Digo no ser católico porque el hombre no parece estar preparado para una sorpresa o una indeterminación en su determinada o previsible existencia, ni siquiera cuando la joven Irene, a quien conoce ventanilla de por medio, sin tiempo ni medios para aplacar su turbación, desaparece de su vista y reaparece, pariente de una vecina del empleado, en una pileta de verano, más de un año después, provocando la misma turbación en su alma, asaeteada ahora por la posibilidad de intimar con ella.
 
Micronesia es una máquina de narrar encuentros y desencuentros, publicada por la editorial Interzona. ¿Por qué una vida debería ser una excepción en la grisura citadina?, parece preguntarse Dessal, ¿si Bermúdez, bien o mal, se las arregla con su sueldo, su departamentito, su rutina, su tele, su bien fundada moral?
 
Porque un día en su trabajo un señor le pasa un papelito por las rejas que leerá luego, un poco asombrado: un número de teléfono y Llámeme. A lo mejor le interesa. Escueto, es todo. Armando, que ahora además carga un perro -el perro de Irene, con quien comparte territorio hasta la futura boda-, luego de conseguir la aceptación de la familia de la novia, uno de esos domingos de mate y facturas.
 
Las mascotas ladran, comen, cagan, piden paseos. Pero al misterioso Laucha, luego del telefonazo, lo ve una noche, oscura y solo, en un bar de periferias, sórdido, uno de esos lugares que Bermúdez no conoce o conoce sólo de mentas. La grapa lo tranquiliza: sólo tiene que apretar la tecla de un celular cuando un cliente del banco salga cargado. Nada más. Y cobrará por cada maniobra.
 
Marcar al perejil. Esa jerga el bancario la escucha en la tele. Una última cosa. Que le quede claro que en este negocio se entra pero no se sale. Y váyase tranquilo, que yo pago el café y la grapa. Sin tropezarse con mesas, sillas o parroquianos, nuestro hombre vuelve a la tranquilidad de su departamento y el perrito. Piensa en Irene. Ese es el ánimo. Sí, señor.
 
Con el tiempo, los sobres con dinero se multiplicaron, la relación con Irene prosperaba, el bicho crecía y la rutina se alteraba. Y otros personajes se presentaban, se multiplicaban.
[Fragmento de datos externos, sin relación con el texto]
template <int N, int T>
__global__ __launch_bounds__(T, T == 512 ? 6 : 1) void d4c_lovetrain_kernel(D4cArgs a) {
	constexpr int M = N / 2;
	constexpr int EPT = N / T;
	__shared__ double2 A[fft_lds_size(M)];
	__shared__ double red[2 * (T / 64) + 2];
	double *Ar = reinterpret_cast<double *>(A);
	int tid = threadIdx.x;
	long long g = xcd_frame(blockIdx.x, a.total_frames);
	if (g >= a.total_frames) return;
	const int bins_out = a.fft_size_out / 2 + 1;
	double *__restrict__ row = a.ap + g * (long long)bins_out;
	const double f0v = a.f0[g];
	double ap0 = 0.0;
	if (f0v != 0.0) {
		const int u = find_utt(a.utts, a.n_utt, g);
		const UttDesc ud = a.utts[u];
		const int fs = a.fs;
		const double f0c = fmax(f0v, 40.0);
		double wave[EPT];
// ... 411 lines not shown
		unsigned int acc = inc - own;
		unsigned int d = 4u * lane, cnt;
		if (acc + h4.x >= need) { cnt = h4.x; }
		else if (acc + h4.x + h4.y >= need) { acc += h4.x; d += 1; cnt = h4.y; }
		else if (acc + h4.x + h4.y + h4.z >= need) { acc += h4.x + h4.y; d += 2; cnt = h4.z; }
		else { acc += h4.x + h4.y + h4.z; d += 3; cnt = h4.w; }
		acc = __shfl(acc, first, 64);
		d = __shfl(d, first, 64);
		in_bucket = __shfl(cnt, first, 64);
		need -= acc;
		pre |= ((unsigned long long)d) << shift;
		if (in_bucket == 1u) break;
	}
	double low = 0.0, eq = 0.0, tot = 0.0;
#pragma unroll
	for (int e = 0; e < KEYS; ++e) {
		if (e < nkeys) {
			const double pw = key[e];
			const unsigned long long hb = ((unsigned long long)__double_as_longlong(pw)) >> shift;
			tot += pw;
			low += (hb < (pre >> shift)) ? pw : 0.0;
			eq += (hb == (pre >> shift)) ? pw : 0.0;
		}
	}
	block_sum3<T>(low, eq, tot, red3, tid);
	if (tid == 0) {
		const double thr = (in_bucket == 1u) ? eq : __longlong_as_double((long long)pre);
		const double part = low + (double)need * thr;
		const double cv = 10 * log10(part / tot);
		a.coarse[g * kMaxBands + bnd] = fmin(0.0, cv + (f0 - 100) / 50.0);
	}
}

__global__ __launch_bounds__(256) void d4c_rows_kernel(D4cArgs a) {
	const long long g = blockIdx.x;
	const double f0v = a.f0[g];
	if (f0v == 0.0 || a.ap0[g] <= a.threshold) return;
	const int n_ap = a.n_ap, fs = a.fs;
	const int bins_out = a.fft_size_out / 2 + 1;
	const double *__restrict__ co = a.coarse + g * kMaxBands;
	double *__restrict__ row = a.ap + g * (long long)bins_out;
	const int na = n_ap + 2;
	auto val = [&](int q) { return q == 0 ? -60.0 : (q == na - 1 ? -kSafe : co[q - 1]); };
	for (int k = threadIdx.x; k < bins_out; k += 256) {
		double f = (double)k * fs / a.fft_size_out;
		int c = 1;
		while (c < na && f >= ((c == na - 1) ? fs / 2.0 : c * 3000.0)) ++c;
		c = min(c, na - 1);
		double x0 = (c - 1) * 3000.0;
		double x1 = (c == na - 1) ? fs / 2.0 : c * 3000.0;
		double s = (f - x0) / (x1 - x0);
		double v = val(c - 1) + s * (val(c) - val(c - 1));
		row[k] = exp(v * 0.11512925464970228);
	}
}


constexpr long long kD4Row = 4160;
constexpr int kD4Lds = 2304;

template <int SLOTS>
__device__ __forceinline__ int d4c2_windowed(int type, const double *__restrict__ x, int x_last, int fs, double f0, double pos, double ratio,
											 const uint32_t *__restrict__ rng, int odd, bool weighted, double (&re)[16],
											 double (&im)[16], double &sumsq, int lane) {
	WC_FRESH(lane);
	const int hw = __builtin_amdgcn_readfirstlane(mround(ratio * fs / f0 / 2.0));
	const int wl = 2 * hw + 1;
	const int base = __builtin_amdgcn_readfirstlane(mround(pos * fs + 0.001)) - hw;
	const double c1 = 2.0 / ratio / fs;
	double ce0, se0, co0, so0, cd, sd;
	wf_sincospi(f0 * (c1 * (2 * lane - hw)), se0, ce0);
	wf_sincospi(f0 * (c1 * (2 * lane + 1 - hw)), so0, co0);
	wf_sincospi(f0 * (c1 * 128.0), sd, cd);
	sd = uniform_d(sd);
	cd = uniform_d(cd);
	const double a0 = type == 1 ? 0.5 : 0.34, a2 = type == 1 ? 0.0 : 0.16;
	auto win = [&](double c) { return fma(c, fma(a2, c, 0.5), a0); };
	auto walk = [&](auto loads_c, auto &&body) {
		constexpr int LOADS = decltype(loads_c)::value;
		double ce = ce0, se = se0, co = co0, so = so0;
#pragma unroll
		for (int qg = 0; qg < SLOTS; qg += 4) {
			if (qg * 128 >= wl) break;
			double xs[8];
			uint32_t ns[8];
			const bool ld = LOADS == 1 || (LOADS == 2 && qg >= 16);
			if (ld) {
// ... 108 lines not shown
		ap0 = p1 / p2;
	}
	const bool gate = !(f0v == 0.0 || ap0 <= a.threshold);
	if (lane == 0) {
		a.ap0[g] = ap0;
		a.cnt[g] = gate ? (uint32_t)(3 * (2 * mround(4.0 * a.fs / fmax(47.0, f0v) / 2.0) + 1)) : 0u;
	}
	if (!gate) {
		const double init_val = 1.0 - kSafe;
		for (int k = lane; k < bins_out; k += 64) row[k] = init_val;
	}
}

struct D4Bins {
	double v[2][16];
	double vM;
};
__device__ __forceinline__ void d4c2_dc_correction(D4Bins &s, double f0, int fs, double *L, int lane) {
	constexpr int N = 4096;
	WC_FRESH(lane);
	const int upper = __builtin_amdgcn_readfirstlane(2 + (int)(f0 * N / fs));
	const double dx = -(double)fs / N, rdx = 1.0 / dx;
	L[2 * lane] = s.v[0][0];
	L[2 * lane + 1] = s.v[1][0];
	wf_fence();
	auto rep = [&](int i) {
		const double axis = (double)i * fs / N;
		return interp1q_rcp(f0, dx, rdx, [&](int b) { return L[min(max(b, 0), 127)]; }, upper + 1, axis);
	};
	if (2 * lane < upper - 1) s.v[0][0] += rep(2 * lane);
	if (2 * lane + 1 < upper - 1) s.v[1][0] += rep(2 * lane + 1);
	wf_fence();
}
template <bool NONNEG>
__device__ __forceinline__ void d4c2_smooth(D4Bins &s, double width, int fs, double *L, int lane) {
	constexpr int N = 4096, M = 2048;
	WC_FRESH(lane);
	const int b = __builtin_amdgcn_readfirstlane((int)(width * N / fs) + 1);
	const int len = M + 2 * b + 1;
	int jg[2][4];
#pragma unroll
	for (int p = 0; p < 2; ++p)
#pragma unroll
		for (int gq = 0; gq < 4; ++gq) jg[p][gq] = 2 * wf_j(lane, p, gq) + p;
#pragma unroll
	for (int p = 0; p < 2; ++p)
#pragma unroll
		for (int gq = 0; gq < 4; ++gq)
#pragma unroll
			for (int q = 0; q < 4; ++q) L[jg[p][gq] + 512 * q + b] = s.v[p][4 * gq + q] * fs / N;
	if (lane == 0) L[M + b] = s.vM * fs / N;
	{
		const int ke = 2 * lane, ko = 2 * lane + 1;
		if (ke >= 1 && ke <= b) {
			L[b - ke] = s.v[0][0] * fs / N;
			L[M + b + ke] = s.v[0][7] * fs / N;
		}
		if (ko <= b) {
			L[b - ko] = s.v[1][0] * fs / N;
			L[M + b + ko] = s.v[1][7] * fs / N;
		}
	}
	wf_fence();
	if (NONNEG) {
		seq_cumsum_nonneg_wave<36>(L, len, lane);
	} else {
		seq_cumsum_signed_wave<36>(L, len, lane);
	}
	const double step = (double)fs / N;
	const double origin_axis = -(b - 0.5) * fs / N;
	const double rstep = 1.0 / step;
	const double rwidth = uniform_d(1.0 / width);
	auto at = [&](int k) {
		const double lo_axis = (double)k / N * fs - width / 2.0, hi_axis = lo_axis + width;
		return (wf_interp1q(origin_axis, step, rstep, L, len, hi_axis) - wf_interp1q(origin_axis, step, rstep, L, len, lo_axis)) * rwidth;
	};
#pragma unroll
	for (int p = 0; p < 2; ++p)
#pragma unroll
		for (int gq = 0; gq < 4; ++gq) {
#pragma unroll
			for (int q = 0; q < 4; ++q) s.v[p][4 * gq + q] = at(jg[p][gq] + 512 * q);
			WF_SCHED_FENCE();
		}
	s.vM = at(M);
	wf_fence();
}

Y en algún momento, la vanidad  y la estupidez se cobrarían su libra de carne.
 
Micronesia desarma en capítulos breves la trampa en la que Bermúdez cae, y la poca monta de sus socios, supuestos profesionales pero simples aficionados que habían visto en el cajero alguien, como cualquiera o como casi cualquiera, ambicioso por salir de su tedio y sus inhibiciones, la estafa de la mayoría de las ilusiones. ¿El hombre no puede soñar una vida sin un bagarto y un pasar aceptable? Es difícil a cualquier precio.
 
El perro, deprimido, muere. El banquero ¿zafa? Dessal construye una ficción donde la codicia y la soledad es capaz de entregar unos restos de confianza a otro capturado en esa misma lógica, aparentemente opuesta pero estructuralmente similar, menos a la hora de rendir cuentas morales que con ese real incapaz de presentarse incluso como ausencia.